- Born: 1965 (age 60–61) Toronto, Ontario, Canada
- Education: University of Guelph; University of Saskatchewan; University of Western Ontario
- Known for: Visual art; Interdisciplinary art
- Website: https://www.marykavanagh.ca/

= Mary Kavanagh =

Mary Kavanagh is a Canadian visual artist and educator. She is a Professor and a Board of Governors Research Chair at the University of Lethbridge. Her work encompasses drawing, sculpture, photography, moving image installation, and archival practices.

== Biography ==
Mary Kavanagh was born in Toronto, Ontario in 1965. After completing her foundation training in Visual Arts at York University, she studied at the University of Guelph, graduating with a Bachelor of Arts - Honours in 1992. Kavanagh received a Master of Fine Arts from the University of Saskatchewan in 1995, and a Master of Arts in Art History from the University of Western Ontario in 2003.

Since 2000, Kavanagh has taught Art Studio in the Department of Art at the University of Lethbridge, where she is a Professor and Board of Governors Research Chair, Tier I in Fine Arts. She has held senior administrative positions including Art Department Chair, and MFA/MMus Graduate Program Chair, School of Graduate Studies. In 2007 she was Visiting Professor at Hokkai-Gakuen University, Sapporo, Japan, and in 2018 she was appointed Associate Member of the Documentary Media Research Centre (DMRC), School of Image Arts, Toronto Metropolitan University. She serves on the Board of Directors of the Southern Alberta Art Gallery.

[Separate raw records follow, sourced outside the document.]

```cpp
struct SumJob {
    const float *src;
    int n;
    float *dst;
};
int sum_jobs_launch(hipStream_t s, const SumJob *jobs, int n_jobs);
int content_sums_launch(hipStream_t s, const float *feat, const float *content,
                        const ContentWindow &win, float *sums , std::vector<SumJob> *defer = nullptr);
int inject_style_launch(hipStream_t s, float *diff, const float *sgrad, size_t n,
                        const float *abs_sum, float coef, bool accumulate, unsigned *y_amax = nullptr);
int inject_content_launch(hipStream_t s, float *diff, const float *feat, const float *content,
                          const ContentWindow &win, const float *sums, float coef, bool accumulate,
                          unsigned *y_amax = nullptr);
int relu_inplace_launch(hipStream_t s, float *x, size_t n);
int sum_partials_launch(hipStream_t s, const float *partials, int n, float *out);
int sum_partials2_launch(hipStream_t s, const float *a, int na, float *out_a, const float *b, int nb,
                         float *out_b);

constexpr int kMaskParts = 1024;
constexpr int kMaskSgradParts = 2048;
int mask_map_launch(hipStream_t s, const float *mask, int H, int W, int scale, float *out);
int mask_apply_launch(hipStream_t s, const float *feat, const float *map, const ContentWindow &win, float *fm,
                      float *m2_partials, int *n_parts);
int mask_target_launch(hipStream_t s, const float *gs, int C, const float *m2_partials, int n_parts, int HW,
                       float *out, float *a_out);
int mask_sgrad_launch(hipStream_t s, float *sgrad, const float *map, const ContentWindow &win, const float *a,
                      float *partials, int *n_parts);

constexpr int kContentMaskParts = 1024;
int content_mask_mean_launch(hipStream_t s, const float *map, const ContentWindow &win, float *a_out);
int content_mask_term_launch(hipStream_t s, const float *feat, const float *content, const float *map,
                             const ContentWindow &win, const float *a, float *sgrad, float *partials,
                             int *n_parts);

constexpr int kStatSlice = 16384;
constexpr float kStatEps = 1e-5f;
int stat_slices(int HW);
size_t stat_scratch_floats(int C, int HW);
int stat_partials_launch(hipStream_t s, const float *feat, int C, int HW, float *partials);
int stat_finish_launch(hipStream_t s, const float *partials, int C, int HW, const float *MU, const float *SD,
                       float *table, float *e_out, float *mean_out, float *sd_out);
int stat_grad_launch(hipStream_t s, const float *feat, int C, int HW, const float *table, float *sgrad,
                     float *abs_partials, int *n_parts);

constexpr int kNnfmQ = 128, kNnfmB = 128, kNnfmK = 32, kNnfmMaxSlices = 64;
constexpr int kNnfmMaxK = 4;
struct NnfmPlan {
    int q_blocks, b_blocks, slices, blocks_per_slice;
};
NnfmPlan nnfm_plan(int n, int M);
size_t nnfm_pieces_floats(int rows, int C);
// ... 99 lines not shown
```

style_transfer_amd/csrc/gram.hip:

```cpp

#include <algorithm>
#include <cstdlib>
#include <cstring>

#include "bf16x3.h"
#include "common.h"
#include "f16x2.h"

namespace stx {

typedef float f32x16 __attribute__((ext_vector_type(16)));

constexpr int kGT = 64;
constexpr int kGP = 64;
constexpr int kGLd = kGP + 1;

GramPlan gram_plan(int C, int HW) {
    GramPlan p;
    p.C = C;
    p.HW = HW;
    const int T = ceil_div(C, kGT);
    p.tiles = T * (T + 1) / 2;
    int target = 512, min_stages = 8;
    if (const char *env = sw_env("STX_GRAM_WGS")) target = std::max(1, atoi(env));
    if (const char *env = sw_env("STX_GRAM_MIN_STAGES")) min_stages = std::max(1, atoi(env));
    int splits = std::max(1, target / p.tiles);
    splits = std::min(splits, ceil_div(HW, min_stages * kGP));
    splits = std::max(splits, 1);
    p.splits = splits;
    p.parts = 1;
    p.partial_floats = (size_t)p.splits * p.parts * p.tiles * kGT * kGT;
    return p;
}
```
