# hasnainfarid/Custom_Gymnasium_Environments

Measured on AMD Instinct MI355X. Metric: env steps/sec (whole node) at 1M parallel envs; achieved HBM GB/s vs peak, higher is better.
Workload: dtype i8; 1 GPU; snake_1m: SnakeEnv 10x10, 1,048,576 parallel envs per GPU, random actions, fused auto-reset; envs_per_gpu=1048576, autoreset=SameStep, parallelism=env-sharded x1, no data-path collective

## Files before the change

custom_gymnasium_environments_amd/csrc/snake.hip:

```cpp
#include <cstdlib>
#include <cstring>
#include <vector>

#include "cge_device.hpp"
#include "cge_host.hpp"
#include "snake_place.hpp"

#ifndef CGE_SNAKE_FINCOPY
#define CGE_SNAKE_FINCOPY 1
#endif
namespace cge {
namespace snake {

constexpr int bitlen(int n) {
    int k = 0;
    while (n) { ++k; n >>= 1; }
    return k;
}

enum : uint32_t { F_NEEDS_RESET = 1u, F_BOARD_FULL = 2u, F_FOOD_VALID = 4u };

template <int G>
struct Lay {
    static constexpr int CELLS = G * G;
    static constexpr int OCCW = (CELLS + 31) / 32;
    static constexpr int SRW = (2 * (CELLS - 1) + 31) / 32;
    static constexpr bool TIGHT = (G == 10);
    static constexpr int HOT_SH = 15;
    static constexpr int HOT_DIRS = (2 * 32 - HOT_SH) / 2, COLD0_DIRS = 64;
    static constexpr int NW = TIGHT ? 12 : OCCW + SRW + 4;
    static constexpr int COLS = (NW + 3) / 4;
    static constexpr bool PACKED = CELLS % 4 == 0;
    static constexpr int OBS_DW = (CELLS + 3) / 4;
    static constexpr int KBITS = bitlen(G);
    static constexpr int BLOCK = (CELLS <= 144) ? 256 : 64;
    static_assert(G >= 4 && G <= 30, "center start needs G >= 4 (and a 10x10-style 3 cell margin is not assumed); 64 rows of G*G bytes + the digit rings fit 64 KB of LDS up to 30");
    static constexpr int MAX_STEPS_LIMIT = TIGHT ? 4095 : 65535;
    static constexpr uint32_t MAX_EPISODES = TIGHT ? 0xFFFFu : 0xFFFFFFFFu;
    static_assert(CELLS <= 1023, "cell index is packed in 10 bits");
    static_assert(!TIGHT || (SRW == 7 && OCCW == 4), "hot / cold split below is written for 10x10");
};

__host__ __device__ __forceinline__ int dir_delta(uint32_t d, int g) { return d == 0 ? -g : d == 1 ? 1 : d == 2 ? g : -1; }

template <int G>
struct Env {
    using L = Lay<G>;
    uint32_t occ[L::OCCW];
    uint32_t sr[L::SRW];
    uint32_t head, tail, len, food, dir, steps, score, flags, episodes, mt_pos, mt_pretw, dq_left;

    __device__ __forceinline__ void load(const uint4 *__restrict__ state, int64_t n, int64_t i) {
        uint32_t raw[L::COLS * 4];
        if constexpr (L::TIGHT) {
            const uint4 h = state[i];
            raw[0] = h.x; raw[1] = h.y; raw[2] = h.z; raw[3] = h.w;
            const uint32_t moves = ((h.x >> 7) & 127u) - 1u;
            uint4 c0 = make_uint4(0, 0, 0, 0), c1 = make_uint4(0, 0, 0, 0);
            if (moves > (uint32_t)L::HOT_DIRS) c0 = state[n + i];
            if (moves > (uint32_t)(L::HOT_DIRS + L::COLD0_DIRS)) c1 = state[2 * n + i];
            raw[4] = c0.x; raw[5] = c0.y; raw[6] = c0.z; raw[7] = c0.w;
            raw[8] = c1.x; raw[9] = c1.y; raw[10] = c1.z; raw[11] = c1.w;
        } else {
#pragma unroll
            for (int c = 0; c < L::COLS; ++c) {
                uint4 v = state[(int64_t)c * n + i];
                raw[4 * c] = v.x; raw[4 * c + 1] = v.y; raw[4 * c + 2] = v.z; raw[4 * c + 3] = v.w;
            }
        }
        unpack(raw);
    }
    __device__ __forceinline__ void store(uint4 *__restrict__ state, int64_t n, int64_t i) const {
        uint32_t raw[L::COLS * 4];
        pack(raw);
        if constexpr (L::TIGHT) {
            state[i] = make_uint4(raw[0], raw[1], raw[2], raw[3]);
            if (len - 1u > (uint32_t)L::HOT_DIRS) state[n + i] = make_uint4(raw[4], raw[5], raw[6], raw[7]);
            if (len - 1u > (uint32_t)(L::HOT_DIRS + L::COLD0_DIRS)) state[2 * n + i] = make_uint4(raw[8], raw[9], raw[10], raw[11]);
        } else {
#pragma unroll
            for (int c = 0; c < L::COLS; ++c)
                state[(int64_t)c * n + i] = make_uint4(raw[4 * c], raw[4 * c + 1], raw[4 * c + 2], raw[4 * c + 3]);
        }
    }
    __host__ __device__ __forceinline__ void unpack(const uint32_t *raw) {
        if constexpr (L::TIGHT) {
            const uint32_t w0 = raw[0], w1 = raw[1], w2 = raw[2];
            head = w0 & 127u; len = (w0 >> 7) & 127u; food = (w0 >> 14) & 127u; dir = (w0 >> 21) & 3u; flags = (w0 >> 23) & 7u;
            score = (w0 >> 26) | (((w1 >> 23) & 1u) << 6);
            steps = w1 & 0xFFFu; mt_pos = (w1 >> 12) & 1023u; mt_pretw = (w1 & (1u << 22)) ? (uint32_t)MT_N : 0u;
            episodes = (w1 >> 24) | ((w2 & 0xFFu) << 8);
            dq_left = (w2 >> 8) & 127u;
#pragma unroll
            for (int k = 0; k < L::SRW; ++k) sr[k] = (raw[2 + k] >> L::HOT_SH) | (raw[3 + k] << (32 - L::HOT_SH));
            mask_history();
            rebuild_occupancy();
        } else {
#pragma unroll
            for (int k = 0; k < L::OCCW; ++k) occ[k] = raw[k];
#pragma unroll
            for (int k = 0; k < L::SRW; ++k) sr[k] = raw[L::OCCW + k];
            const uint32_t m0 = raw[L::OCCW + L::SRW], m1 = raw[L::OCCW + L::SRW + 1], m3 = raw[L::OCCW + L::SRW + 3];
            head = m0 & 1023u; tail = (m0 >> 10) & 1023u; food = (m0 >> 20) & 1023u; dir = m0 >> 30;
            steps = m1 & 0xffffu; score = (m1 >> 16) & 1023u; flags = m1 >> 26;
            episodes = raw[L::OCCW + L::SRW + 2];
            mt_pos = m3 & 1023u; mt_pretw = (m3 & 1024u) ? (uint32_t)MT_N : 0u; len = (m3 >> 11) & 1023u; dq_left = (m3 >> 24) & 127u;
        }
    }
    __host__ __device__ __forceinline__ void pack(uint32_t *raw) const {
        if constexpr (L::TIGHT) {
            const uint32_t ep = episodes < L::MAX_EPISODES ? episodes : L::MAX_EPISODES;
            raw[0] = head | (len << 7) | (food << 14) | (dir << 21) | (flags << 23) | ((score & 63u) << 26);
            raw[1] = steps | (mt_pos << 12) | (mt_pretw ? (1u << 22) : 0u) | (((score >> 6) & 1u) << 23) | ((ep & 0xFFu) << 24);
            raw[2] = (ep >> 8) | (dq_left << 8) | (sr[0] << L::HOT_SH);
#pragma unroll
            for (int k = 1; k < L::SRW; ++k) raw[2 + k] = (sr[k - 1] >> (32 - L::HOT_SH)) | (sr[k] << L::HOT_SH);
            raw[2 + L::SRW] = sr[L::SRW - 1] >> (32 - L::HOT_SH);
#pragma unroll
            for (int k = 3 + L::SRW; k < 12; ++k) raw[k] = 0;
        } else {
#pragma unroll
            for (int k = 0; k < L::OCCW; ++k) raw[k] = occ[k];
#pragma unroll
            for (int k = 0; k < L::SRW; ++k) raw[L::OCCW + k] = sr[k];
            raw[L::OCCW + L::SRW] = head | (tail << 10) | (food << 20) | (dir << 30);
            raw[L::OCCW + L::SRW + 1] = steps | (score << 16) | (flags << 26);
            raw[L::OCCW + L::SRW + 2] = episodes;
            raw[L::OCCW + L::SRW + 3] = mt_pos | (mt_pretw ? 1024u : 0u) | (len << 11) | (dq_left << 24);
#pragma unroll
            for (int k = L::NW; k < L::COLS * 4; ++k) raw[k] = 0;
        }
    }
    __host__ __device__ __forceinline__ void mask_history() {
        const uint32_t bits = len == 0u ? 0u : 2u * (len - 1u);
#pragma unroll
        for (int k = 0; k < L::SRW; ++k) {
            const uint32_t lo = 32u * k;
            sr[k] = bits >= lo + 32u ? sr[k] : (bits > lo ? (sr[k] & ((1u << (bits - lo)) - 1u)) : 0u);
        }
    }
    __host__ __device__ __forceinline__ void rebuild_occupancy() {
#pragma unroll
        for (int k = 0; k < L::OCCW; ++k) occ[k] = 0;
        uint32_t cell = head;
        or_word(occ, cell >> 5, 1u << (cell & 31u));
        const uint32_t moves = len == 0u ? 0u : (len <= (uint32_t)L::CELLS ? len - 1u : (uint32_t)L::CELLS - 1u);
        uint64_t q = (uint64_t)sr[0] | ((uint64_t)sr[1] << 32);
        const uint32_t n1 = moves < 32u ? moves : 32u;
        for (uint32_t k = 0; k < n1; ++k) {
            cell = (uint32_t)((int)cell - dir_delta((uint32_t)q & 3u, G));
            q >>= 2;
            or_word(occ, cell >> 5, 1u << (cell & 31u));
        }
        for (uint32_t k = 32u; k < moves; ++k) {
            const uint32_t d = (sel(sr, k >> 4) >> ((k & 15u) * 2u)) & 3u;
            cell = (uint32_t)((int)cell - dir_delta(d, G));
            or_word(occ, cell >> 5, 1u << (cell & 31u));
        }
        tail = cell;
    }

    __host__ __device__ __forceinline__ uint32_t occupied(uint32_t cell) const {
        if constexpr (L::OCCW == 4) {
            const uint64_t lo = (uint64_t)occ[0] | ((uint64_t)occ[1] << 32), hi = (uint64_t)occ[2] | ((uint64_t)occ[3] << 32);
            return (uint32_t)(((cell < 64u ? lo : hi) >> (cell & 63u)) & 1ull);
        } else {
            return (sel(occ, cell >> 5) >> (cell & 31u)) & 1u;
        }
    }
    __host__ __device__ __forceinline__ uint32_t length() const { return len; }

    __device__ __forceinline__ bool can_place_food() {
        if (len >= (uint32_t)L::CELLS) {
            flags = (flags | F_BOARD_FULL) & ~F_FOOD_VALID;
            return false;
        }
        return true;
    }

    __device__ __forceinline__ void reset_body() {
#pragma unroll
        for (int k = 0; k < L::OCCW; ++k) occ[k] = 0;
#pragma unroll
        for (int k = 0; k < L::SRW; ++k) sr[k] = 0;
        constexpr uint32_t center = (G / 2) * G + (G / 2);
        head = tail = center;
        len = 1;
        occ[center >> 5] |= 1u << (center & 31u);
        dir = 1;
        score = 0;
        steps = 0;
        flags &= ~F_NEEDS_RESET;
    }

    __device__ __forceinline__ bool move(uint32_t action, uint32_t max_steps, float &reward, bool &ate, bool short_wave) {
        ate = false;
        const int d = (int)action - (int)dir;
        if (d != 2 && d != -2) dir = action;
        const uint32_t hr = head / G, hc = head - hr * G;
        int nr = (int)hr, nc = (int)hc;
        if (dir == 0) nr -= 1; else if (dir == 1) nc += 1; else if (dir == 2) nr += 1; else nc -= 1;
        const bool wall = (unsigned)nr >= (unsigned)G || (unsigned)nc >= (unsigned)G;
        const uint32_t ncell = wall ? head : (uint32_t)(nr * G + nc);
        if (wall || occupied(ncell)) {
            reward = -10.0f;
            return true;
        }
        if (!short_wave) {
#pragma unroll
            for (int k = L::SRW - 1; k > 0; --k) sr[k] = (sr[k] << 2) | (sr[k - 1] >> 30);
        }
        sr[0] = (sr[0] << 2) | dir;
        or_word(occ, ncell >> 5, 1u << (ncell & 31u));
        head = ncell;
        reward = 0.0f;
        if ((flags & F_FOOD_VALID) && ncell == food) {
            score += 1;
            len += 1;
            reward = 10.0f;
            ate = true;
        } else {
            const uint32_t p = 2u * (len - 1u);
            uint32_t td;
            if (short_wave) {
                td = (sr[0] >> p) & 3u;
                sr[0] &= ~(3u << p);
            } else {
                td = (sel(sr, p >> 5) >> (p & 31u)) & 3u;
                andnot_word(sr, p >> 5, 3u << (p & 31u));
            }
            andnot_word(occ, tail >> 5, 1u << (tail & 31u));
            tail = (uint32_t)((int)tail + dir_delta(td, G));
        }
        steps += 1;
        return steps >= max_steps;
    }

    __device__ __forceinline__ void write_obs_body(uint32_t *row) const {
#pragma unroll
        for (int j = 0; j < L::OBS_DW; ++j) {
            const uint32_t b = (occ[(4 * j) >> 5] >> ((4 * j) & 31)) & 0xFu;
            row[j] = (b * 0x00204081u) & 0x01010101u;
        }
    }
    __device__ __forceinline__ void write_obs_food(uint32_t *row) const {
        if (flags & F_FOOD_VALID) reinterpret_cast<int8_t *>(row)[food] = 2;
    }
};
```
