# MMintLab/gelslim_depth

Hardware: AMD Instinct MI355X
Metric: train frames/sec (320x427) at batch 32 (higher is better)
Workload: dtype f32

## Files before the change

### gelslim_depth_amd/csrc/gsd_conv3x3_w2d.hip

```cpp
#include "gsd_conv3x3_host.h"

#include <cstdio>
#include <cstdlib>
#include <type_traits>

__device__ const float gsd_pad_w2d[2] = {0.f, __builtin_nanf("")};

typedef float f32x4v __attribute__((ext_vector_type(4), aligned(4)));
typedef float f32x2v __attribute__((ext_vector_type(2)));

struct W2DParams {
  SrcD src0, src1;
  DstD dst0, dst1;
  const float* wt;
  float* partials;
  const float* bw_raw;
  const float* bw_scale;
  const float* bw_shift;
  const float* bw_mean;
  const float* bw_invstd;
  int Cin, Cout, Mpad, nchunks, mblocks;
  int N, H, W;
  int TH, TW, TWq, tiles_y, tiles_x, WR, WC, WCp, PS, NPV;
  int NP, NI;
  int mgrp, pgrp, ptiles;
  int nslab;
  float* slabs;
};

namespace {
constexpr int W2D_BM = 64;
constexpr int W2D_WTILE = 96 * W2D_BM;
constexpr int NWP = 2;
}

template <class GetY>
__device__ __forceinline__ void w2d_epilogue(const W2DParams& P, const float* sBw, const int n, const int h0, const int w0, const int tr2,
                                             const int tq, const int vmask, const int m0, const int mh, const int ph, const int j,
                                             const int l16, const int pt, GetY get_y) {
  constexpr int BM = 64;
  int off0_0 = 0, off0_1 = 0, off1_0 = 0, off1_1 = 0, sm0_0 = 0, sm0_1 = 0, sm1_0 = 0, sm1_1 = 0;
#pragma unroll
  for (int a = 0; a < 2; ++a) {
    const int h = h0 + 2 * tr2 + a, w = w0 + 4 * tq;
    const int vm = (vmask >> (4 * a)) & 15;
    int hd = h - P.dst0.oh, wd = w - P.dst0.ow;
    if ((unsigned)hd < (unsigned)P.dst0.H) {
      (a == 0 ? off0_0 : off0_1) = hd * P.dst0.ws + wd;
#pragma unroll
      for (int i = 0; i < 4; ++i)
        if ((vm >> i & 1) && (unsigned)(wd + i) < (unsigned)P.dst0.W) (a == 0 ? sm0_0 : sm0_1) |= 1 << i;
    }
    hd = h - P.dst1.oh;
    wd = w - P.dst1.ow;
    if ((unsigned)hd < (unsigned)P.dst1.H) {
      (a == 0 ? off1_0 : off1_1) = hd * P.dst1.ws + wd;
#pragma unroll
      for (int i = 0; i < 4; ++i)
        if ((vm >> i & 1) && (unsigned)(wd + i) < (unsigned)P.dst1.W) (a == 0 ? sm1_0 : sm1_1) |= 1 << i;
    }
  }
  auto OFF0 = [&](int a) { return a == 0 ? off0_0 : off0_1; };
  auto OFF1 = [&](int a) { return a == 0 ? off1_0 : off1_1; };
  auto SM0 = [&](int a) { return a == 0 ? sm0_0 : sm0_1; };
  auto SM1 = [&](int a) { return a == 0 ? sm1_0 : sm1_1; };
  const long long lane0 = (long long)(j * 4) * P.dst0.cs, lane1 = (long long)(j * 4) * P.dst1.cs;
  float* const d0 = P.dst0.p + (long long)n * P.dst0.ns;
  float* const d1 = P.dst1.p + (long long)n * P.dst1.ns;
  float* const prow = P.partials != nullptr ? P.partials + (size_t)(pt * NWP + ph) * (2 * P.Mpad) : nullptr;

  if (P.bw_raw == nullptr) {
#pragma unroll
    for (int m = 0; m < 2; ++m) {
#pragma unroll
      for (int reg = 0; reg < 4; ++reg) {
        const int cu = m0 + mh * 32 + m * 16 + reg, co = cu + j * 4;
        const bool first = co < P.dst0.C;
        const int cd = first ? co : co - P.dst0.C;
        const bool co_ok = co < P.Cout && (first || cd < P.dst1.C);
        float* const plane = first ? d0 + (long long)cu * P.dst0.cs + lane0 : d1 + (long long)(cu - P.dst0.C) * P.dst1.cs + lane1;
        float y[2][4];
        get_y(m, reg, y);
        float s1 = 0.f, s2 = 0.f;
#pragma unroll
        for (int a = 0; a < 2; ++a) {
          const int sm = co_ok ? (first ? SM0(a) : SM1(a)) : 0;
          float* const px = plane + (first ? OFF0(a) : OFF1(a));
#pragma unroll
          for (int i = 0; i < 4; ++i) {
            if (sm >> i & 1) {
              s1 += y[a][i];
              s2 = fmaf(y[a][i], y[a][i], s2);
            }
          }
          if (sm == 15) {
            *reinterpret_cast<f32x4v*>(px) = f32x4{y[a][0], y[a][1], y[a][2], y[a][3]};
          } else {
#pragma unroll
            for (int i = 0; i < 4; ++i)
              if (sm >> i & 1) px[i] = y[a][i];
          }
        }
        if (prow != nullptr) {
          s1 = reduce16_to_lane15(s1);
          s2 = reduce16_to_lane15(s2);
          if (l16 == 15 && co < P.Mpad) {
            prow[co] = s1;
            prow[P.Mpad + co] = s2;
          }
        }
      }
    }
  } else {
#pragma unroll
    for (int m = 0; m < 2; ++m) {
#pragma unroll
      for (int reg = 0; reg < 4; ++reg) {
        const int cu = m0 + mh * 32 + m * 16 + reg, co = cu + j * 4;
        const long long cplane = (long long)n * P.dst0.ns + (co < P.Cout ? (long long)cu * P.dst0.cs + lane0 : 0);
        float xr[2][4];
#pragma unroll
        for (int a = 0; a < 2; ++a) {
          const float* const rp = P.bw_raw + cplane + OFF0(a);
          if (SM0(a) == 15) {
            const f32x4 t = *reinterpret_cast<const f32x4v*>(rp);
            xr[a][0] = t[0], xr[a][1] = t[1], xr[a][2] = t[2], xr[a][3] = t[3];
          } else {
#pragma unroll
            for (int i = 0; i < 4; ++i) xr[a][i] = (SM0(a) >> i & 1) ? rp[i] : 0.f;
          }
        }
        const int cl = mh * 32 + m * 16 + j * 4 + reg;
        const float bsc = sBw[cl], bsh = sBw[BM + cl], bmu = sBw[2 * BM + cl], bis = sBw[3 * BM + cl];
        float y[2][4];
        get_y(m, reg, y);
        float s1 = 0.f, s2 = 0.f;
#pragma unroll
        for (int a = 0; a < 2; ++a) {
          const int sm = co < P.Cout ? SM0(a) : 0;
          float* const px = d0 + ((long long)cu * P.dst0.cs + lane0) + OFF0(a);
#pragma unroll
          for (int i = 0; i < 4; ++i) {
            const float x = xr[a][i];
            const float dz = ((sm >> i & 1) && fmaf(x, bsc, bsh) > 0.f) ? y[a][i] : 0.f;
            y[a][i] = dz;
            s1 += dz;
            s2 = fmaf(dz, (x - bmu) * bis, s2);
          }
          if (sm == 15) {
            *reinterpret_cast<f32x4v*>(px) = f32x4{y[a][0], y[a][1], y[a][2], y[a][3]};
          } else {
#pragma unroll
            for (int i = 0; i < 4; ++i)
              if (sm >> i & 1) px[i] = y[a][i];
          }
        }
        if (prow != nullptr) {
          s1 = reduce16_to_lane15(s1);
          s2 = reduce16_to_lane15(s2);
          if (l16 == 15 && co < P.Mpad) {
            prow[co] = s1;
            prow[P.Mpad + co] = s2;
          }
        }
      }
    }
  }
}
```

In 2021 Kavanagh was elected Fellow of the Royal Society of Canada, Academy of Arts and Humanities. In 2024 she was inducted into the Royal Canadian Academy of Arts.

== Work ==
With a background in art history and critical theory, Kavanagh's art practice has been shaped by the aesthetic and social histories of representation and abstraction, by conceptual art and auto-ethnography. Her early work was largely concerned with embodiment and memory, with projects focused on the intersection of biographical, academic, and museological practices. Significant projects from this period include prelude, polish,'Shadow Archive, and Seeking Georgia, each of which addresses the material evidence of time and place. More recent projects involve immersion in sites with complex or difficult histories resulting in multi-faceted exhibitions that explore access to publicly held lands, institutions, and data. Atomic Suite documents the historic Wendover Air Force Base at Wendover, Utah; The Expulsion addresses atmospheric degradation; while Track of Interest captures a period of tri-national military collaboration between NORAD and RFAF. Her work was selected for inclusion in the Alberta Biennial of Contemporary Art in 2007 and again in 2015.

Kavanagh was Principal Investigator of a SSHRC Insight Grant for Atomic Tourist: Trinity, a research-creation project focused on the Trinity atomic bomb test site in New Mexico. With projects in Canada, Japan, and the United States, Kavanagh’s interest in the veiled history of nuclear armament resulted in her immersive, multivalent exhibition, Daughters of Uranium (2019-2020). A publication of the same name features essays by cultural anthropologist, Peter C. van Wyck, and art critic, Jayne Wilkinson. Her short film, Trinity 3, combines on-site interviews with archival footage directly related to the 1945 Trinity test, and was presented as part of her solo exhibition, Daughters of Uranium. In his catalogue essay, "Reading the Remains," writer and cultural anthropologist Peter C. van Wyck states: Kavanagh’s work draws us toward an understanding of human entanglements with the earth that directs our attention not toward the past in obsessively seeking to place a spike or mark a calendar… but toward an understanding of the past as a record or archive of prior media, prior mediations—potentialities, shimmers maybe—that are always and already at work in the present.Artist residencies at the Center for Land Use Interpretation, Wendover, Utah; the Santa Fe Art Institute, Santa Fe, New Mexico; Bundanon, NSW, Australia; and the Canadian Forces Artists' Program, Ottawa, Ontario, have taken her to remote locations including active military bases, weapons testing and research facilities, and sites of industry, extraction, and remediation.

Kavanagh was one of 51 Canadian artists interviewed in Voices: Artists on Art - Contemporary Art 50 years after Sculpture ’67, an archive of interviews first exhibited at Artport Gallery, Harbourfront Centre, Toronto in 2017, before travelling to Zayed University, Dubai and Abudhabi, UAE in 2019. Conceived and organized by Yvonne Lammerich and Ian Carr-Harris, the project resulted in a book of the same name.
== Collections ==
Kavanagh's work is held in public collections including the Alberta Foundation for the Arts, the Kitchener-Waterloo Art Gallery, and the Canadian War Museum.